# Anyone around from the Morrow Dirt Club?



## turkey neck (Nov 29, 2007)

Or Skid Town Bikes.Hi from the U.K. we've just got Klunkerz here on DVD.What an inspirational film been waiting a year to see it.I was really interested in the t shirts the Morrow Dirt Club guys were wearing.The ones with the tux wearing skeleton on the bike.I'd love to get one so i e mailed Billy Savage and he suggested trying on here as that was where you guys hung out.Or anyone from Skid Town Bikes can help?


----------



## Bombardier (Jul 13, 2005)

Yup, Keven Krueger is here; his screen-name is Skid Town.

Check out- *Skid Town Roots*


----------



## Rumpfy (Dec 21, 2003)

Talk to morrowdc....aka _the_ Tom Cox.

http://forums.mtbr.com/showthread.php?t=271678


----------



## turkey neck (Nov 29, 2007)

*Morrow Dirt Club*

OK Thanks for that.I feel i'm getting closer just need a name club or shop that can SELL me one of the MDC t shirts.


----------



## morrowdc (Feb 14, 2006)

*MorrowDC is in the house*

Turkey Neck,
Nice to see the responses coming out from the DVD buyers. Hard to see the movie before this since it was only shown at the film festivals. I just returned from Whistler BC where it was screened at their international film festival. Had some great feedback from the audience about the movie, most of the information Billy was able to gather had never been put together in this documentary fashion. The addition of old film fotoage, pictures, documents plus up to date interviews gives the film a wide appeal. I am the holder of the "Skeleton Skid" Tee shirts, just gave away one to a fellow Mt biker in Whistler. I will talk to Billy about stuff he might like to put up on the Klunkerz web page. If this doesn't happen i can certainly hook you up.
keep posting, I'll be around.
TC


----------



## Rumpfy (Dec 21, 2003)

morrowdc said:


> Turkey Neck,
> Nice to see the responses coming out from the DVD buyers. Hard to see the movie before this since it was only shown at the film festivals.
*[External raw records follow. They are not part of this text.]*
template <typename TC>
PlProblem<TC> problem_of(const GemmArgs& a, const WireOut& wo) {
  return PlProblem<TC>{(const bf16_t*)a.A, a.lda, (const bf16_t*)a.B, a.ldb, (TC*)a.C, a.ldc, (const bf16_t*)a.bias,
                       (const TC*)a.aux, a.ldaux, a.M, a.N, a.K, 1, (float*)a.workspace, a.colsum, wo};
}

WireOut wire_of(const GemmArgs& a) {
  WireOut wo{};
  wo.prio = gemm_prio_flag().load(std::memory_order_relaxed);
  if (a.wire) {
    wo.p = a.wire;
    wo.shard = a.wire_shard;
    wo.own = a.wire_own;
    wo.period = a.wire_period;
    wo.codec = a.wire_codec;
    wo.inv_shard = a.wire_shard > 0 ? 1.0f / (float)a.wire_shard : 0.f;
    wo.bias_off = a.colsum ? (int)(a.wire_off + (int64_t)a.M * a.ldc) : 0;
    wo.off = (uint32_t)a.wire_off;
  }
  return wo;
}

template <int EPI>
void launch_wgrad_group(const GemmArgs* a, int n, hipStream_t s) {
  using P = PlCfg<false, false, EPI, float, false, false, true, 128, 256>;
  PlGroup<float> g{};
  ColsumGroup cg{};
  g.n = cg.n = n;
  int wg = 0, cb = 0;
  for (int i = 0; i < n; ++i) {
    const WireOut wo = wire_of(a[i]);
    g.p[i] = problem_of<float>(a[i], wo);
    g.first[i] = wg;
    const int tiles = (a[i].M / 256) * (a[i].N / 128);
    wg += (tiles + kNumXCD - 1) / kNumXCD * kNumXCD;
    cg.part[i] = (const float*)a[i].workspace;
    cg.parts[i] = a[i].M / 256;
    cg.colsum[i] = a[i].colsum;
    cg.wo[i] = wo;
    cg.N[i] = a[i].N;
    cg.first[i] = cb;
    cb += (a[i].N + 63) / 64;
  }
  g.first[n] = wg;
  cg.first[n] = cb;
  auto k = gemm_groupn_kernel<P>;
  FAN_HIP_CHECK(hipFuncSetAttribute((const void*)k, hipFuncAttributeMaxDynamicSharedMemorySize, P::kLds));
  hipLaunchKernelGGL(k, wg, 256, P::kLds, s, g);
  FAN_HIP_CHECK(hipGetLastError());
  hipLaunchKernelGGL((colsum_reduce_group_kernel<is_wire_epi(EPI)>), cb, 256, 0, s, cg);
  FAN_HIP_CHECK(hipGetLastError());
}

}

int64_t gemm_wgrad_group_ws(const GemmArgs& a) { return (int64_t)(a.M / 256) * a.N; }

bool gemm_wgrad_group_supported(const GemmArgs* a, int n) {
  static_assert(kGroupMax == kMaxGroup, "group capacity");
  if (n < 1 || n > kGroupMax) return false;
  int64_t wg = 0;
  for (int i = 0; i < n; ++i) {
    const GemmArgs& g = a[i];
    if (g.a_kcontig || g.b_kcontig || g.c_bf16 || g.accumulate || !g.colsum || !g.workspace) return false;
    if (g.epilogue != a[0].epilogue || (g.epilogue != kEpiNone && g.epilogue != kEpiWire)) return false;
    if (g.M <= 0 || g.N <= 0 || g.M % 256 || g.N % 128 || g.K <= 0 || g.K % 64 || g.ldc < g.N) return false;
    if (g.lda % 8 || g.ldb % 8 || g.ldc % 4 || ((uintptr_t)g.C & 15) || ((uintptr_t)g.colsum & 15)) return false;
    if (g.epilogue == kEpiWire) {
      if (!g.wire || g.wire_shard <= 0 || g.wire_shard % 256 || g.wire_off < 0 || g.wire_off % 16 || g.upd_master)
        return false;
      if (g.wire_off + (int64_t)g.M * g.ldc + g.N >= (1ll << 31)) return false;
    }
    wg += ((int64_t)(g.M / 256) * (g.N / 128) + kNumXCD - 1) / kNumXCD * kNumXCD;
  }
  return wg <= 64 * kNumCU;
}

I just returned from Whistler BC where it was screened at their international film festival. Had some great feedback from the audience about the movie, most of the information Billy was able to gather had never been put together in this documentary fashion. The addition of old film fotoage, pictures, documents plus up to date interviews gives the film a wide appeal. I am the holder of the "Skeleton Skid" Tee shirts, just gave away one to a fellow Mt biker in Whistler. I will talk to Billy about stuff he might like to put up on the Klunkerz web page. If this doesn't happen i can certainly hook you up.
> keep posting, I'll be around.
> TC


Nice.

I just picked up a copy of Klunkerz...looking forward to watching it tonight.

If the shirts come up for sale, I wouldn't kick one out of bed either.


----------



## morrowdc (Feb 14, 2006)

*Whistler*

Rumpfy,
I like the feel the movie has, how the riders gather and spend time, like it was more of a life style. The Marin side definately emerged from the competition in riding and mountain bike development/production. Makes a good story, especially having time and events that matures into *the* major bicycle market and an olympic event. Billy did a great job telling the Marin story. Let me know what you think.
MDC

ps drop me a message with mailing address and you might get a shirt. 
L?


----------



## kenjihara (Mar 7, 2006)

morrowdc said:


> Rumpfy,
> I like the feel the movie has, how the riders gather and spend time, like it was more of a life style. The Marin side definately emerged from the competition in riding and mountain bike development/production. Makes a good story, especially having time and events that matures into *the* major bicycle market and an olympic event. Billy did a great job telling the Marin story. Let me know what you think.
> MDC
> 
> ...


Nice bike!


----------



## Rumpfy (Dec 21, 2003)

morrowdc said:


> Rumpfy,
> I like the feel the movie has, how the riders gather and spend time, like it was more of a life style. The Marin side definately emerged from the competition in riding and mountain bike development/production. Makes a good story, especially having time and events that matures into *the* major bicycle market and an olympic event. Billy did a great job telling the Marin story. Let me know what you think.
> MDC
> 
> ...


M actually. I'll shoot you a PM, I'd be most honored to sport one.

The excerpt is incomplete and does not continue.